Source records

____

typedef CUresult (*EncodeTiledFn)(CUtensorMap *, CUtensorMapDataType, cuuint32_t, void *, const cuuint64_t *, const cuuint64_t *,
                                  const cuuint32_t *, const cuuint32_t *, CUtensorMapInterleave, CUtensorMapSwizzle,
                                  CUtensorMapL2promotion, CUtensorMapFloatOOBfill);
static EncodeTiledFn tensor_map_encoder() {
    static EncodeTiledFn fn = []() -> EncodeTiledFn {
        void *p = nullptr;
        cudaDriverEntryPointQueryResult q;
        if (cudaGetDriverEntryPoint("cuTensorMapEncodeTiled", &p, cudaEnableDefault, &q) != cudaSuccess ||
            q != cudaDriverEntryPointSuccess)
            return nullptr;
        return (EncodeTiledFn)p;
    }();
    return fn;
}
static bool encode_level_map(CUtensorMap *m, const uint8_t *base, int w, int h, int frames, size_t pitch, size_t frame_stride) {
    EncodeTiledFn enc = tensor_map_encoder();
    if (!enc || ((uintptr_t)base & 15) || (pitch & 15) || (frame_stride & 15) || w < 1 || h < 1 || frames < 1) return false;
    const cuuint64_t dims[3] = {(cuuint64_t)w, (cuuint64_t)h, (cuuint64_t)frames};
    const cuuint64_t strides[2] = {(cuuint64_t)pitch, (cuuint64_t)frame_stride};
    const cuuint32_t box[3] = {(cuuint32_t)kBoxW, (cuuint32_t)kBoxH, 1u}, estr[3] = {1u, 1u, 1u};
    return enc(m, CU_TENSOR_MAP_DATA_TYPE_UINT8, 3, (void *)base, dims, strides, box, estr, CU_TENSOR_MAP_INTERLEAVE_NONE,
               CU_TENSOR_MAP_SWIZZLE_NONE, CU_TENSOR_MAP_L2_PROMOTION_L2_128B, CU_TENSOR_MAP_FLOAT_OOB_FILL_NONE) == CUDA_SUCCESS;
}


static void build_resize_tables(int sw, int sh, int dw, int dh, std::vector<short4> &xt, std::vector<short4> &yt) {
    const double inv_scale_x = (double)dw / sw, inv_scale_y = (double)dh / sh;
    const double scale_x = 1. / inv_scale_x, scale_y = 1. / inv_scale_y;
    xt.resize(dw);
    yt.resize(dh);
    for (int dx = 0; dx < dw; ++dx) {
        float fx = (float)((dx + 0.5) * scale_x - 0.5);
        int sx = cv_floor(fx);
        fx -= sx;
        if (sx < 0) {
            fx = 0;
            sx = 0;
        }
        if (sx >= sw - 1) {
            fx = 0;
            sx = sw - 1;
        }
        short4 t;
        t.x = (short)sx;
        t.y = (short)std::min(sx + 1, sw - 1);
        t.z = (short)lrintf((1.f - fx) * 2048);
        t.w = (short)lrintf(fx * 2048);
        xt[dx] = t;
    }
    for (int dy = 0; dy < dh; ++dy) {
        float fy = (float)((dy + 0.5) * scale_y - 0.5);
        int sy = cv_floor(fy);
        fy -= sy;
        short4 t;
        t.x = (short)std::min(std::max(sy, 0), sh - 1);
        t.y = (short)std::min(std::max(sy + 1, 0), sh - 1);
        t.z = (short)lrintf((1.f - fy) * 2048);
        t.w = (short)lrintf(fy * 2048);
        yt[dy] = t;
    }
}

extern "C" {

void plp_orb_destroy(plp_orb *o) {
    if (!o) return;
    cudaSetDevice(o->ctx->device);
    cudaStreamSynchronize(o->ctx->stream);
    for (int l = 0; l < kMaxLevels; ++l) {
        if (o->d_xtab[l]) cudaFree(o->d_xtab[l]);
        if (o->d_ytab[l]) cudaFree(o->d_ytab[l]);
    }
    void *ptrs[] = {o->d_blur, o->d_blur_tiles, o->d_cells, o->d_pyr, o->d_img, o->d_mask, o->d_cell_buf, o->d_cell_cnt, o->d_lvl_kp,
                    o->d_lvl_cnt, o->d_qt_scratch, o->d_status, o->d_kp, o->d_desc, o->d_n, o->d_maps};
    for (void *p : ptrs)
        if (p) cudaFree(p);
    delete o;
}

plp_status plp_orb_create(plp_ctx *ctx, const plp_orb_params *params, int rows, int cols, int max_batch,
                          plp_orb **out) {
    PLP_REQUIRE(ctx && params && out, "null pointer");
    *out = nullptr;
    PLP_REQUIRE(rows > 0 && cols > 0 && max_batch > 0, "image size / batch");
    PLP_REQUIRE(params->num_levels >= 1 && params->num_levels <= kMaxLevels, "num_levels in [1,16]");
    PLP_REQUIRE(params->scale_factor > 1.0f || params->num_levels == 1, "scale_factor > 1");
    PLP_REQUIRE(cols <= 2047 + 2 * kPatchRadius && rows <= 1023 + 2 * kPatchRadius,
                "image larger than 2085 x 1061 (packed candidate coordinates)");
    PLP_REQUIRE(params->ini_fast_thr < 255 && params->min_fast_thr >= 1 && params->min_fast_thr <= params->ini_fast_thr,
                "FAST thresholds: 1 <= min <= ini < 255");
    PLP_CUDA_TRY(cudaSetDevice(ctx->device));
    plp_orb *o = new plp_orb();
    {
        const char *nt = getenv("PLP_BLUR_NO_TMA");
        o->no_tma = nt && nt[0] == '1';
        const char *mg = getenv("PLP_TMA_MAPS");
        o->maps_global = mg && mg[0] == 'g';
    }
    o->ctx = ctx;
    o->params = *params;
    o->rows = rows;
    o->cols = cols;
// ... 127 lines not shown
    D.num_cells = cell_base;
    D.total_slots = slot_base;
    D.out_cap = slot_base;
    D.pyr_frame_bytes = pyr_bytes ? pyr_bytes : 256;
    D.blur_frame_bytes = blur_bytes ? blur_bytes : 256;
    D.num_blur_tiles = (int)o->blur_tiles.size();
    const size_t B = (size_t)max_batch;
#define ORB_ALLOC(ptr, bytes)                                              \
    do {                                                                   \
        cudaError_t e_ = cudaMalloc((void **)&(ptr), (bytes) ? (bytes) : 256); \
        if (e_ != cudaSuccess) {                                           \
            set_error("orb: cudaMalloc(%zu) failed: %s", (size_t)(bytes), cudaGetErrorString(e_)); \
            plp_orb_destroy(o);                                            \
            return PLP_ERR_CUDA;                                           \
        }                                                                  \
    } while (0)
    for (unsigned l = 1; l < L; ++l) {
        std::vector<short4> xt, yt;
        build_resize_tables(D.lv[l - 1].w, D.lv[l - 1].h, D.lv[l].w, D.lv[l].h, xt, yt);
        ORB_ALLOC(o->d_xtab[l], xt.size() * sizeof(short4));
        ORB_ALLOC(o->d_ytab[l], yt.size() * sizeof(short4));
        cudaMemcpy(o->d_xtab[l], xt.data(), xt.size() * sizeof(short4), cudaMemcpyHostToDevice);
        cudaMemcpy(o->d_ytab[l], yt.data(), yt.size() * sizeof(short4), cudaMemcpyHostToDevice);
    }
    ORB_ALLOC(o->d_cells, o->cells.size() * sizeof(CellDesc));
    if (!o->cells.empty())
        cudaMemcpy(o->d_cells, o->cells.data(), o->cells.size() * sizeof(CellDesc), cudaMemcpyHostToDevice);
    ORB_ALLOC(o->d_pyr, B * D.pyr_frame_bytes);
    ORB_ALLOC(o->d_blur, B * D.blur_frame_bytes);
    ORB_ALLOC(o->d_blur_tiles, o->blur_tiles.size() * sizeof(BlurTile));
    if (!o->blur_tiles.empty())
        cudaMemcpy(o->d_blur_tiles, o->blur_tiles.data(), o->blur_tiles.size() * sizeof(BlurTile), cudaMemcpyHostToDevice);
    ORB_ALLOC(o->d_img, B * (size_t)rows * cols);
    ORB_ALLOC(o->d_mask, (size_t)rows * cols);
    ORB_ALLOC(o->d_cell_buf, B * (size_t)D.num_cells * kCellCap * sizeof(uint32_t));
    ORB_ALLOC(o->d_cell_cnt, B * (size_t)D.num_cells * sizeof(int));
    ORB_ALLOC(o->d_lvl_kp, B * (size_t)D.total_slots * sizeof(LevelKp));
    ORB_ALLOC(o->d_lvl_cnt, B * L * sizeof(int));
    D.qt_scratch_per_job = (size_t)65536 * (4 + 2 * 5 + 1) + 256;
    ORB_ALLOC(o->d_qt_scratch, B * L * D.qt_scratch_per_job);
    ORB_ALLOC(o->d_status, B * sizeof(int));
    ORB_ALLOC(o->d_maps, sizeof(BlurMaps));
    ORB_ALLOC(o->d_kp, B * (size_t)D.out_cap * sizeof(plp_keypoint));
    ORB_ALLOC(o->d_desc, B * (size_t)D.out_cap * 32);
    ORB_ALLOC(o->d_n, B * sizeof(int32_t));
#undef ORB_ALLOC
    D.pyr = o->d_pyr;
    D.blur = o->d_blur;
    D.blur_tiles = o->d_blur_tiles;
    D.cells = o->d_cells;
    D.cell_buf = o->d_cell_buf;
    D.cell_cnt = o->d_cell_cnt;
    D.lvl_kp = o->d_lvl_kp;
    D.lvl_cnt = o->d_lvl_cnt;
    D.qt_scratch = o->d_qt_scratch;
    D.status = o->d_status;
    o->maps_ok = true;
    memset(&o->maps, 0, sizeof(o->maps));
    for (unsigned l = 1; l < L && o->maps_ok; ++l)
        o->maps_ok = encode_level_map(&o->maps.m[l], o->d_pyr + D.lv[l].offset, D.lv[l].w, D.lv[l].h, max_batch, D.lv[l].pitch,
                                      D.pyr_frame_bytes);
    o->qt_small = qt_max_slots <= kNodeCapSmall && !getenv("PLP_QT_LARGE");
    plp_status so;
    if (o->qt_small) {
        o->qt_smem = ((sizeof(QtSharedT<kNodeCapSmall>) + 15) & ~(size_t)15) + (size_t)kCandCapSmall * (4 + 2 * 5 + 1) + 64;
        so = ensure_smem_optin((const void *)quadtree_kernel<kNodeCapSmall, kCandCapSmall, 2>, o->qt_smem, "quadtree_kernel<small>");
    } else {
        o->qt_smem = ((sizeof(QtSharedT<kNodeCap>) + 15) & ~(size_t)15) + (size_t)kCandCapLarge * (4 + 2 * 5 + 1) + 64;
        so = ensure_smem_optin((const void *)quadtree_kernel<kNodeCap, kCandCapLarge, 1>, o->qt_smem, "quadtree_kernel<large>");
    }
    if (so != PLP_OK) {
        plp_orb_destroy(o);
        return so;
    }
    *out = o;
    return PLP_OK;
}

int plp_orb_capacity(const plp_orb *o) { return o ? o->dev.out_cap : 0; }

plp_status plp_orb_get_tables(const plp_orb *o, float *sf, float *isf, float *ls, float *ils, uint32_t *nk) {
    PLP_REQUIRE(o, "orb");
    for (int l = 0; l < o->dev.num_levels; ++l) {
        if (sf) sf[l] = o->scale_factors[l];
        if (isf) isf[l] = o->inv_scale_factors[l];
        if (ls) ls[l] = o->level_sigma_sq[l];
        if (ils) ils[l] = o->inv_level_sigma_sq[l];
        if (nk) nk[l] = o->num_keypts_per_level[l];
    }
    return PLP_OK;
}

static plp_status orb_run(plp_orb *o, const uint8_t *d_imgs, int batch, size_t step, const uint8_t *d_mask,
                          size_t mask_step, plp_keypoint *d_kp, uint8_t *d_desc, int32_t *d_n, int32_t *d_status) {
    plp_ctx *ctx = o->ctx;
    OrbDev D = o->dev;
    D.img0 = d_imgs;
    D.img0_step = step;
    D.img0_frame_stride = step * (size_t)o->rows;
    D.mask = d_mask;
    D.mask_step = mask_step;
    D.status = d_status ? d_status : o->d_status;
    o->last_batch = batch;
    o->last_img0 = d_imgs;
    o->last_step = step;
    PLP_CUDA_TRY(cudaMemsetAsync(D.status, 0, (size_t)batch * sizeof(int), ctx->stream));
    for (int l = 1; l < D.num_levels; ++l) {
        const int quads = ((D.lv[l].w + 3) >> 2) * ((D.lv[l].h + kResizeRows - 1) / kResizeRows);
        if (quads <= 0) continue;
        dim3 grid(div_up(quads, 256), batch);
        PLP_LAUNCH(ctx, pyr_resize_kernel, grid, 256, 0, D, l, o->d_xtab[l], o->d_ytab[l]);
    }
    bool tma = o->maps_ok && !o->no_tma;
    if (tma && (o->map0_img != d_imgs || o->map0_step != step || o->map0_batch != batch)) {
        tma = encode_level_map(&o->maps.m[0], d_imgs, D.lv[0].w, D.lv[0].h, batch, step, D.img0_frame_stride);
        o->map0_img = tma ? d_imgs : nullptr;
        o->d_maps_dirty = true;
        o->map0_step = step;
        o->map0_batch = batch;
    }
    if (tma && o->maps_global && o->d_maps_dirty) {
        PLP_CUDA_TRY(cudaMemcpyAsync(o->d_maps, &o->maps, sizeof(BlurMaps), cudaMemcpyHostToDevice, ctx->stream));
        o->d_maps_dirty = false;
    }
    if (D.num_cells > 0) {
        dim3 grid(D.num_cells, batch), grid_run(div_up(D.num_cells, kFastRun), batch);
        if (tma && o->maps_global)
            PLP_LAUNCH(ctx, fast_cells_tma_kernel<true>, grid_run, 256, 0, o->maps, o->d_maps, D, kFastRun);
        else if (tma)
            PLP_LAUNCH(ctx, fast_cells_tma_kernel<false>, grid_run, 256, 0, o->maps, (const CUtensorMap *)nullptr, D, kFastRun);
        else
            PLP_LAUNCH(ctx, fast_cells_kernel_v2, grid, 256, 0, D);
    }
    if (D.num_blur_tiles > 0) {
        dim3 grid(D.num_blur_tiles, batch), grid_run(div_up(D.num_blur_tiles, kBlurRun), batch);
        if (tma && o->maps_global)
            PLP_LAUNCH(ctx, blur_tiles_tma_kernel<true>, grid_run, kBlurThreads, 0, o->maps, o->d_maps, D, kBlurRun);
        else if (tma)
            PLP_LAUNCH(ctx, blur_tiles_tma_kernel<false>, grid_run, kBlurThreads, 0, o->maps, (const CUtensorMap *)nullptr, D, kBlurRun);
        else
            PLP_LAUNCH(ctx, blur_tiles_kernel, grid, kBlurThreads, 0, D);
    }
    {
        dim3 grid(D.num_levels, batch);
        if (ctx->timing) plp::timing_begin(ctx, o->qt_small ? "quadtree_kernel<1024>" : "quadtree_kernel<2048>");
        if (o->qt_small)
            quadtree_kernel<kNodeCapSmall, kCandCapSmall, 2><<<grid, kQtThreads, o->qt_smem, ctx->stream>>>(D);
        else
            quadtree_kernel<kNodeCap, kCandCapLarge, 1><<<grid, kQtThreads, o->qt_smem, ctx->stream>>>(D);
        if (ctx->timing) plp::timing_end(ctx);
        ctx->launches++;
    }
    {
        const int kp_est = std::max(256, (int)(3 * o->params.max_num_keypts / 2));
        dim3 grid(div_up(std::min(D.total_slots, kp_est), kDescWarps), batch);
        PLP_LAUNCH(ctx, describe_kernel, grid, kDescWarps * 32, 0, D, d_kp, d_desc, d_n);
    }
    PLP_CHECK_LAUNCH();
    return PLP_OK;
}

plp_status plp_orb_extract_batch_dev(plp_orb *o, const uint8_t *d_imgs, int batch, size_t step, plp_keypoint *d_kp,
                                     uint8_t *d_desc, int32_t *d_n, int32_t *d_status) {
    PLP_REQUIRE(o && d_imgs && d_kp && d_desc && d_n, "null pointer");
    PLP_REQUIRE(batch >= 1 && batch <= o->max_batch, "batch exceeds the handle's max_batch");
    PLP_REQUIRE(step >= (size_t)o->cols, "step < cols");
    PLP_CUDA_TRY(cudaSetDevice(o->ctx->device));
    return orb_run(o, d_imgs, batch, step, nullptr, 0, d_kp, d_desc, d_n, d_status);
}

static plp_status orb_extract_host(plp_orb *o, const uint8_t *imgs, int batch, size_t step, const uint8_t *mask,
                                   size_t mask_step, plp_keypoint *kp_out, uint8_t *desc_out, int32_t *n_out) {
    plp_ctx *ctx = o->ctx;
    PLP_CUDA_TRY(cudaSetDevice(ctx->device));
    const size_t rows = o->rows, cols = o->cols;
    PLP_CUDA_TRY(cudaMemcpy2DAsync(o->d_img, cols, imgs, step, cols, rows * (size_t)batch, cudaMemcpyHostToDevice,
                                   ctx->stream));
    const uint8_t *d_mask = nullptr;
    if (mask) {
        PLP_CUDA_TRY(cudaMemcpy2DAsync(o->d_mask, cols, mask, mask_step, cols, rows, cudaMemcpyHostToDevice, ctx->stream));
        d_mask = o->d_mask;
    }
    PLP_TRY(orb_run(o, o->d_img, batch, cols, d_mask, cols, o->d_kp, o->d_desc, o->d_n, nullptr));
    const size_t cap = o->dev.out_cap;
    PLP_CUDA_TRY(cudaMemcpyAsync(n_out, o->d_n, (size_t)batch * 4, cudaMemcpyDeviceToHost, ctx->stream));
    PLP_CUDA_TRY(cudaMemcpyAsync(kp_out, o->d_kp, (size_t)batch * cap * sizeof(plp_keypoint), cudaMemcpyDeviceToHost,
                                 ctx->stream));
    PLP_CUDA_TRY(cudaMemcpyAsync(desc_out, o->d_desc, (size_t)batch * cap * 32, cudaMemcpyDeviceToHost, ctx->stream));
    std::vector<int> status(batch);
    PLP_CUDA_TRY(cudaMemcpyAsync(status.data(), o->d_status, (size_t)batch * 4, cudaMemcpyDeviceToHost, ctx->stream));
    PLP_CUDA_TRY(cudaStreamSynchronize(ctx->stream));
    for (int b = 0; b < batch; ++b)
        if (status[b] != 0) {
            set_error("orb: capacity overflow in frame %d (code %d)", b, status[b]);
            return PLP_ERR_CAPACITY;
        }
    return PLP_OK;
}

plp_status plp_orb_extract(plp_orb *o, const uint8_t *img, int rows, int cols, size_t step, const uint8_t *mask,
                           size_t mask_step, plp_keypoint *kp_out, uint8_t *desc_out, int *n_out) {
    PLP_REQUIRE(o && n_out, "null pointer");
    *n_out = 0;
    if (!img || rows == 0 || cols == 0) return PLP_OK;
    PLP_REQUIRE(rows == o->rows && cols == o->cols, "image size differs from the handle's");
    PLP_REQUIRE(kp_out && desc_out, "null output");
    PLP_REQUIRE(step >= (size_t)cols && (!mask || mask_step >= (size_t)cols), "step < cols");
    int32_t n = 0;
    PLP_TRY(orb_extract_host(o, img, 1, step, mask, mask_step, kp_out, desc_out, &n));
    *n_out = n;
    return PLP_OK;
}

plp_status plp_orb_extract_batch(plp_orb *o, const uint8_t *imgs, int batch, size_t step, plp_keypoint *kp_out,
                                 uint8_t *desc_out, int32_t *n_out) {
    PLP_REQUIRE(o && imgs && kp_out && desc_out && n_out, "null pointer");
    PLP_REQUIRE(batch >= 1 && batch <= o->max_batch, "batch exceeds the handle's max_batch");
    PLP_REQUIRE(step >= (size_t)o->cols, "step < cols");
    return orb_extract_host(o, imgs, batch, step, nullptr, 0, kp_out, desc_out, n_out);
}

plp_status plp_orb_get_pyramid(const plp_orb *o, int b, int level, plp_image_view *out) {
    PLP_REQUIRE(o && out, "null pointer");
    PLP_REQUIRE(b >= 0 && b < o->last_batch && level >= 0 && level < o->dev.num_levels, "index");
    const LevelInfo &V = o->dev.lv[level];
    out->rows = V.h;
    out->cols = V.w;
    if (level == 0) {
        out->data = o->last_img0 + (size_t)b * o->last_step * o->rows;
        out->step = o->last_step;
    } else {
        out->data = o->d_pyr + (size_t)b * o->dev.pyr_frame_bytes + V.offset;
        out->step = V.pitch;
    }
    return PLP_OK;
}

plp_status plp_orb_debug_blurred(plp_orb *o, int b, int level, uint8_t *out) {
    PLP_REQUIRE(o && out, "null pointer");
    PLP_REQUIRE(b >= 0 && b < o->last_batch && level >= 0 && level < o->dev.num_levels, "index");
    plp_ctx *ctx = o->ctx;
    PLP_CUDA_TRY(cudaSetDevice(ctx->device));
    const LevelInfo &V = o->dev.lv[level];
    PLP_CUDA_TRY(cudaStreamSynchronize(ctx->stream));
    PLP_CUDA_TRY(cudaMemcpy2D(out, V.w, o->d_blur + (size_t)b * o->dev.blur_frame_bytes + V.blur_offset, V.pitch, V.w, V.h,
                              cudaMemcpyDeviceToHost));
    return PLP_OK;
}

____

▶ **What this task involves**: What are the lines, exactly as written above, from the line with "grid_run(div_up(D.num_cells, kFastRun), batch);" to the line with "if (D.num_blur_tiles >", both included? Output only those.

▶ **Your response**:
        dim3 grid(D.num_cells, batch), grid_run(div_up(D.num_cells, kFastRun), batch);
        if (tma && o->maps_global)
            PLP_LAUNCH(ctx, fast_cells_tma_kernel<true>, grid_run, 256, 0, o->maps, o->d_maps, D, kFastRun);
        else if (tma)
            PLP_LAUNCH(ctx, fast_cells_tma_kernel<false>, grid_run, 256, 0, o->maps, (const CUtensorMap *)nullptr, D, kFastRun);
        else
            PLP_LAUNCH(ctx, fast_cells_kernel_v2, grid, 256, 0, D);
    }
    if (D.num_blur_tiles > 0) {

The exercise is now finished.